Note
Une analyse de l'État moderne formulée il y a plus d'un siècle qui semble encore aujourd'hui extrêmement significative et pertinente.
Source: Paul Leroy Beaulieu, L’État Moderne, première édition 1890, troisième édition révisée et augmentée 1900.
Voir aussi: https://classiques.uqam.ca/classiques/leroy-beaulieu_paul/leroy-beaulieu_paul.html
Livre I - Chapitre Cinq
La nature de l’État
Qu'est-ce que l'État ? Question assez embarrassante à résoudre. On connaît la belle conférence de M. Renan sur ce thème : Qu'est-ce qu'une nation ? La nature et l'essence de l'État ne sont pas moins difficiles à démêler.
Il ne faut pas chercher la réponse dans une conception purement philosophique. L'examen seul des faits historiques, de l'évolution humaine, l'étude attentive chez les divers peuples de la façon dont vit, se meut et progresse la société́, peuvent permettre de discerner avec quelque netteté́ l'État concret, très divers, d'ailleurs, suivant les pays et suivant les temps.
[…]
L'État concret, tel que nous le voyons fonctionner dans tous les pays, est un organisme qui se manifeste par deux caractères essentiels, qu'il possède toujours et qu'il est seul à posséder : le pouvoir d'imposer par voie de contrainte à tous les habitants d'un territoire l'observation d'injonctions connues sous le nom de lois ou de règlements administratifs ; le pouvoir, en outre, de lever, également par voie de contrainte, sur les habitants du territoire, des sommes dont il a la libre disposition.

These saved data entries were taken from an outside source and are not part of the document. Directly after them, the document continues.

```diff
-                for (int k = 0; k < 12; ++k) D[j][k] = R[j][k >> 2][k & 3];
-            const u32 THR = (u32)diff_thr * 0x00010001u;
-#pragma unroll
-            for (int k = 0; k < 4; ++k) {
-                const u32 C = D[1][4 + k];
-                u32 F[3][3], G[3][3];
-#pragma unroll
-                for (int jj = -1; jj <= 1; ++jj)
-#pragma unroll
-                    for (int ii = -1; ii <= 1; ++ii) {
-                        if (ii == 0 && jj == 0) continue;
-                        const u32* Dr = D[jj + 1];
-                        const u32 N = ii == 0 ? Dr[4 + k]
-                                    : ii > 0 ? __builtin_amdgcn_alignbit(Dr[7 + k], Dr[6 + k], 16)
-                                             : __builtin_amdgcn_alignbit(Dr[2 + k], Dr[1 + k], 16);
-                        const u32 up = pk_sub_u16_sat(N, C), dn = pk_sub_u16_sat(C, N);
-                        const u32 f = pk_min_u16(pk_sub_u16_sat(THR, up | dn), 0x00010001u);
-                        F[jj + 1][ii + 1] = f;
-                        G[jj + 1][ii + 1] = pk_mul_lo_u16(pk_sub_i16(up, dn), f);
-                    }
-                const u32 fdp = F[2][2] + F[0][0], fdm = F[2][0] + F[0][2];
-                const u32 cd = fdp + fdm;
-                const u32 cx = pk_sub_i16(fdp, fdm);
-                const u32 ci = F[1][2] + F[1][0] + cd, cj = F[2][1] + F[0][1] + cd;
-                const u32 ga = pk_sub_i16(G[2][2], G[0][0]), gb = pk_sub_i16(G[0][2], G[2][0]);
-                const u32 sx = pk_add_i16(pk_add_i16(pk_sub_i16(G[1][2], G[1][0]), ga), gb);
-                const u32 sy = pk_sub_i16(pk_add_i16(pk_sub_i16(G[2][1], G[0][1]), ga), gb);
-                const u32 ncx = pk_sub_i16(0u, cx);
-                const int d0 = (int)(C & 0xFFFFu), d1 = (int)(C >> 16);
-                const int detq0 = mad_i16h<false>(ci, cj, mad_i16h<false>(ncx, cx, 0)), detq1 = mad_i16h<true>(ci, cj, mad_i16h<true>(ncx, cx, 0));
-                const int ddxq0 = mad_i16h<false>(cj, sx, mad_i16h<false>(ncx, sy, 0)), ddxq1 = mad_i16h<true>(cj, sx, mad_i16h<true>(ncx, sy, 0));
-                const int ddyq0 = mad_i16h<false>(ci, sy, mad_i16h<false>(ncx, sx, 0)), ddyq1 = mad_i16h<true>(ci, sy, mad_i16h<true>(ncx, sx, 0));
-                u32 e0, e1;
-                dn_label2<SMALL>(detq0, ddxq0, ddyq0, d0, d0 < dist_thr, detq1, ddxq1, ddyq1, d1, d1 < dist_thr, lut_rsrc, e0, e1);
-                out[k >> 1] |= (e0 | (e1 << 8)) << (16 * (k & 1));
-            }
-        } else {
-#pragma unroll
-        for (int p = 0; p < 8; ++p) {
-            const int d = (int)hw_u16(R[1], 8 + p);
-            const bool valid = d < dist_thr;
-            int ci = 0, cj = 0, cx = 0, sx = 0, sy = 0;
-#pragma unroll
-            for (int jj = -1; jj <= 1; ++jj)
-#pragma unroll
-                for (int ii = -1; ii <= 1; ++ii) {
-                    if (ii == 0 && jj == 0) continue;
-                    const int delta = (int)hw_u16(R[jj + 1], 8 + p + 5 * ii) - d;
-                    const int ad = delta < 0 ? -delta : delta;
-                    const int f = ad < diff_thr ? 1 : 0;
-                    const int fd = ad < diff_thr ? delta : 0;
-                    if (ii != 0) { ci += f; sx += ii * fd; }
-                    if (jj != 0) { cj += f; sy += jj * fd; }
-                    if (ii != 0 && jj != 0) cx += ii * jj * f;
-                }
-            const int A0 = 25 * ci, A3 = 25 * cj, A1 = 25 * cx, b0 = 5 * sx, b1 = 5 * sy;
-            const int det = mul_i24(A0, A3) - mul_i24(A1, A1);
-            const int ddx = mul_i24(A3, b0) - mul_i24(A1, b1);
-            const int ddy = mul_i24(A0, b1) - mul_i24(A1, b0);
-            const u32 e = dn_label<false>(det, ddx, ddy, d, valid, lut);
-            out[p >> 2] |= e << (8 * (p & 3));
-        }
-        }
-    }
+    const int yend = min(h, (strip + 1) * (5 * steps));
+    const int ylast = min(yend, h - 6);
+    unsigned long long xm = ~0ull;
     {
         const int xlo = 5 - 8 * g, xhi = (w - 6) - 8 * g;
-        unsigned long long m = ~0ull;
-        if (xlo > 0) m &= xlo >= 8 ? 0ull : (~0ull << (8 * xlo));
-        if (xhi < 8) m &= xhi <= 0 ? 0ull : (~0ull >> (8 * (8 - xhi)));
-        out[0] &= (u32)m; out[1] &= (u32)(m >> 32);
-    }
-    *reinterpret_cast<u32x2*>(code + (size_t)y * w + 8 * g) = u32x2{out[0], out[1]};
+        if (xlo > 0) xm &= xlo >= 8 ? 0ull : (~0ull << (8 * xlo));
+        if (xhi < 8) xm &= xhi <= 0 ? 0ull : (~0ull >> (8 * (8 - xhi)));
+    }
+    const u32 xm0 = (u32)xm, xm1 = (u32)(xm >> 32);
+    const u32 co = 8u * (u32)g;
+    for (int yy = y; yy < yend; yy += 5)
+        if (yy < 5 || yy >= ylast) *reinterpret_cast<u32x2*>(code + ((u32)yy * (u32)w + co)) = u32x2{0, 0};
+    if (y < 5) y += 5;
+    if (y >= ylast) return;
+    u32 cofs = (u32)y * (u32)w + co;
+    const u32 clast = (u32)ylast * (u32)w;
+    if (diff_thr >= 0 && diff_thr <= 5461) {
+        const __amdgpu_buffer_rsrc_t lut_rsrc = __builtin_amdgcn_make_buffer_rsrc(const_cast<u8*>(lut), 0, 2 * 8000 + 16, 0x00020000);
+        const u32 THR = (u32)diff_thr * 0x00010001u;
+        const u8* db = reinterpret_cast<const u8*>(depth);
+        const u32 rb5 = 10u * (u32)w;
+        const u32 off_l = g == 0 ? 4u : 0u - 12u, off_r = g == ng - 1 ? 0u : 16u;
+        DnRow A, B, P;
+        dn_unpack_row(dn_load_row(db, 2u * cofs - rb5, off_l, off_r), A);
+        dn_unpack_row(dn_load_row(db, 2u * cofs, off_l, off_r), B);
+        u32 fv[4], gv[4];
+#pragma unroll
+        for (int k = 0; k < 4; ++k) dn_gate(B.C[k], A.C[k], THR, fv[k], gv[k]);
+#define DN_WALK_STEP(M, C, N)                                                                                   \
+        {                                                                                                       \
+            dn_unpack_row(dn_load_row(db, 2u * cofs + rb5, off_l, off_r), N);              \
+            u32 out[2] = {0, 0};                                                                                \
+            dn_step<SMALL>(M, C, N, fv, gv, THR, dist_thr, lut_rsrc, out);                                      \
+            *reinterpret_cast<u32x2*>(code + cofs) = u32x2{out[0] & xm0, out[1] & xm1};                         \
+            cofs += 5u * (u32)w;                                                                                \
+            if (cofs >= clast) break;                                                                           \
+        }
+        for (;;) {
+            DN_WALK_STEP(A, B, P)
+            DN_WALK_STEP(B, P, A)
+            DN_WALK_STEP(P, A, B)
+        }
+#undef DN_WALK_STEP
+    } else {
+        for (; cofs < clast; cofs += 5u * (u32)w, y += 5) {
+            u32 out[2] = {0, 0};
+            dn_row_pixels(depth, w, g, ng, y, dist_thr, diff_thr, lut, out);
+            *reinterpret_cast<u32x2*>(code + cofs) = u32x2{out[0] & xm0, out[1] & xm1};
+        }
+    }
 }
 __device__ __forceinline__ void d_dnormal(const u32 vblock, const u16* __restrict__ depth0, int w, int h, int dist_thr, int diff_thr,
                                           const u8* __restrict__ lut, u8* __restrict__ code0, size_t in_stride,
-                                          size_t tmp_stride, int gblocks, int nslots) {
-    if (diff_thr >= 0 && diff_thr <= 249) d_dnormal_t<true>(vblock, depth0, w, h, dist_thr, diff_thr, lut, code0, in_stride, tmp_stride, gblocks, nslots);
-    else d_dnormal_t<false>(vblock, depth0, w, h, dist_thr, diff_thr, lut, code0, in_stride, tmp_stride, gblocks, nslots);
+                                          size_t tmp_stride, int gblocks, int nslots, int steps) {
+    if (diff_thr >= 0 && diff_thr <= 249) d_dnormal_t<true>(vblock, depth0, w, h, dist_thr, diff_thr, lut, code0, in_stride, tmp_stride, gblocks, nslots, steps);
+    else d_dnormal_t<false>(vblock, depth0, w, h, dist_thr, diff_thr, lut, code0, in_stride, tmp_stride, gblocks, nslots, steps);
 }
 __global__ __launch_bounds__(256) void k_dnormal(const u16* __restrict__ depth0, int w, int h, int dist_thr, int diff_thr,
                                                   const u8* __restrict__ lut, u8* __restrict__ code0, size_t in_stride,
-                                                  size_t tmp_stride, int gblocks, int nslots) {
-    d_dnormal(blockIdx.x, depth0, w, h, dist_thr, diff_thr, lut, code0, in_stride, tmp_stride, gblocks, nslots);
+                                                  size_t tmp_stride, int gblocks, int nslots, int steps) {
+    d_dnormal(blockIdx.x, depth0, w, h, dist_thr, diff_thr, lut, code0, in_stride, tmp_stride, gblocks, nslots, steps);
 }
 
 template <int ROWS>
diff --git a/line-mod-pipeline_amd/csrc/lm_host.cpp b/line-mod-pipeline_amd/csrc/lm_host.cpp
--- a/line-mod-pipeline_amd/csrc/lm_host.cpp
+++ b/line-mod-pipeline_amd/csrc/lm_host.cpp
@@ -1008,7 +1008,7 @@
     const u32 b_lm1 = (u32)(seg1 * (h1 / 8) * n);
     if (in.M == 2) {
         if (plan_blur_pyrdown(in, p)) {
-            add_slots(p, K::Dnormal, 0, 1, g_nrm, in);
+            add_slots(p, K::Dnormal, 0, 1, g_nrm, in).pg.g[1] = DN_STRIP;
         } else {
             add_fused(p, K::Bsplit0, {{(u32)(g_nrm * n), (u32)(g_pyr * n), 0u, 0u}, {g_nrm, g_pyr, 0, 0}});
             add_slots(p, tall ? K::CblurSh32 : K::CblurSh16, 0, 0, g_blur0, in);
@@ -1059,7 +1059,8 @@
     const int w = in.lv[0].w, h = in.lv[0].h, v = in.knobs.dmedian_variant;
     if (!depth_streams(in)) { add_tiles(p, K::DepthQuantize, 0, 1, pre_ceil(w, DT_W), pre_ceil(h, DT_H), in); return; }
     const bool dm_batch = v == 2 || (v == 0 && batch(in));
-    add_slots(p, K::Dnormal, 0, 1, dnormal_blocks(w, h), in);
+    const int dn_steps = dm_batch ? DN_STRIP : DN_STRIP_FEW;
+    add_slots(p, K::Dnormal, 0, 1, dnormal_blocks(w, h), in).pg.g[1] = dn_steps;
     add_slots(p, dm_batch ? K::Dmedian16 : K::Dmedian4, 0, 1, dmedian_blocks(w, h, dm_batch ? DM_ROWS_BATCH : DM_ROWS), in);
 }
 
diff --git a/line-mod-pipeline_amd/csrc/lm_k_preprocess.hip b/line-mod-pipeline_amd/csrc/lm_k_preprocess.hip
--- a/line-mod-pipeline_amd/csrc/lm_k_preprocess.hip
+++ b/line-mod-pipeline_amd/csrc/lm_k_preprocess.hip
@@ -14,7 +14,7 @@
     const float thr2 = a.weak_threshold * a.weak_threshold;
     if (PH == 1) {
         if (b < e0) d_cblur(b, a.bgr0, a.w, a.h, a.cs0, fs, fs, pg.g[0], a.nslots);
-        else if (b < e1) d_dnormal(b - e0, a.depth, a.w, a.h, a.dist_thr, a.diff_thr, a.normal_lut, a.ds, fs, fs, pg.g[1], a.nslots);
+        else if (b < e1) d_dnormal(b - e0, a.depth, a.w, a.h, a.dist_thr, a.diff_thr, a.normal_lut, a.ds, fs, fs, pg.g[1], a.nslots, DN_STRIP_FEW);
         else d_pyrdown8(b - e1, a.bgr0, a.w, a.h, a.bgr1, w1, h1, fs, pg.g[2], a.nslots);
     } else if (PH == 2) {
         if (b < e0) d_dmedian<DM_ROWS>(b, a.ds, a.w, a.h, a.qd0, fs, fs, pg.g[0], a.nslots);
@@ -40,7 +40,7 @@
     const float thr2 = a.weak_threshold * a.weak_threshold;
     const int ithr = thr2 >= 2147483648.f ? INT_MAX : (int)floorf(thr2);
     if (PH == 1) {
-        if (b < e0) d_dnormal(b, a.depth, a.w, a.h, a.dist_thr, a.diff_thr, a.normal_lut, a.ds, fs, fs, pg.g[0], n);
+        if (b < e0) d_dnormal(b, a.depth, a.w, a.h, a.dist_thr, a.diff_thr, a.normal_lut, a.ds, fs, fs, pg.g[0], n, DN_STRIP);
         else if (b < e1) d_cblur_sh<SB>(b - e0, a.bgr0, a.w, a.h, a.cs0, fs, fs, pg.g[1], n);
         else d_pyrdown16<PD_STRIP>(b - e1, a.bgr0, a.w, a.h, a.bgr1, w1, h1, fs, pg.g[2], n);
     } else if (PH == 2) {
@@ -64,7 +64,7 @@
     const size_t fs = a.slot_stride;
     const int w1 = a.w >> 1, h1 = a.h >> 1, n = a.nslots;
     if (PART == 0) {
-        if (b < e0) d_dnormal(b, a.depth, a.w, a.h, a.dist_thr, a.diff_thr, a.normal_lut, a.ds, fs, fs, pg.g[0], n);
+        if (b < e0) d_dnormal(b, a.depth, a.w, a.h, a.dist_thr, a.diff_thr, a.normal_lut, a.ds, fs, fs, pg.g[0], n, DN_STRIP);
         else d_pyrdown16<PD_STRIP>(b - e0, a.bgr0, a.w, a.h, a.bgr1, w1, h1, fs, pg.g[1], n);
     } else if (PART == 1) {
         const float thr2 = a.weak_threshold * a.weak_threshold;
@@ -152,7 +152,7 @@
             case K::CgradLevels16_16: LM_CGL(CG_STRIP, 16); break;
             case K::CgradLevels16_8: LM_CGL(CG_STRIP, 8); break;
             case K::CgradLevels8_8: LM_CGL(8, 8); break;
-            case K::Dnormal: LM_RUN(k_dnormal, a.depth, w, h, a.dist_thr, a.diff_thr, a.normal_lut, a.ds, fs, fs, g[0], n); break;
+            case K::Dnormal: LM_RUN(k_dnormal, a.depth, w, h, a.dist_thr, a.diff_thr, a.normal_lut, a.ds, fs, fs, g[0], n, g[1]); break;
             case K::Dmedian4: LM_RUN(k_dmedian<DM_ROWS>, a.ds, w, h, a.quant[0][1], fs, fs, g[0], n); break;
             case K::Dmedian16: LM_RUN(k_dmedian<DM_ROWS_BATCH>, a.ds, w, h, a.quant[0][1], fs, fs, g[0], n); break;
             case K::DepthQuantize: LM_RUN(k_depth_quantize, a.depth, w, h, a.dist_thr, a.diff_thr, a.normal_lut, a.quant[0][1], fs); break;
```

L'organisme de l'État est donc essentiellement coercitif : la contrainte se manifeste sous deux formes, les lois et les impôts. Le pouvoir législatif ou réglementaire et le pouvoir fiscal, l'un et l'autre accompagnés de contrainte, soit effective, soit éventuelle, c'est là ce qui distingue l'État.
Que l'organisme qui possède ces pouvoirs soit central ou qu'il soit local, c'est toujours l'État. Les autorités provinciales, les autorités municipales, détenant, par délégation ou par transmission lointaine, le pouvoir réglementaire et le pouvoir fiscal, sont tout aussi bien l'État que l’organisme central.
[…]
L’inventivité des associations sociales
Dans presque tous les ordres de l'activité́ humaine, on aperçoit des groupements libres d'individus se chargeant à l'origine d'organiser divers services d'intérêt général, que l'État ensuite, au bout de bien des siècles parfois, régularise.
Ainsi pour la viabilité : dans un intérêt militaire, les États, soit anciens, soit modernes, ont exécuté́, avant le XVIII siècle, quelques rares chaussées. Ils s'acquittaient par là non d'une fonction économique, mais d'une fonction stratégique. Les associations privées faisaient le reste : les bacs, créés par ces confréries spéciales, qui, dans le Midi notamment, étaient appelées pontifices, les routes à péage en Angleterre et dans bien d'autres contrées, les ponts à péage aussi, instruments primitifs si l'on veut, mais qui ont de longtemps précédé́ les travaux publics accomplis au moyen d'impôts, les ports mêmes et les docks, œuvres de compagnies, fondés et entretenus suivant le principe rigoureusement commercial, toutes ces créations spontanément écloses ont laissé́ encore aujourd'hui, surtout dans la Grande-Bretagne et, par un singulier contraste, dans quelques pays primitifs, des traces intéressantes. La seule route qui existe en Syrie, celle de Beyrouth à Damas, est l'œuvre et la propriété, suffisamment rémunératrice, d'une compagnie privée, d'une société́ française.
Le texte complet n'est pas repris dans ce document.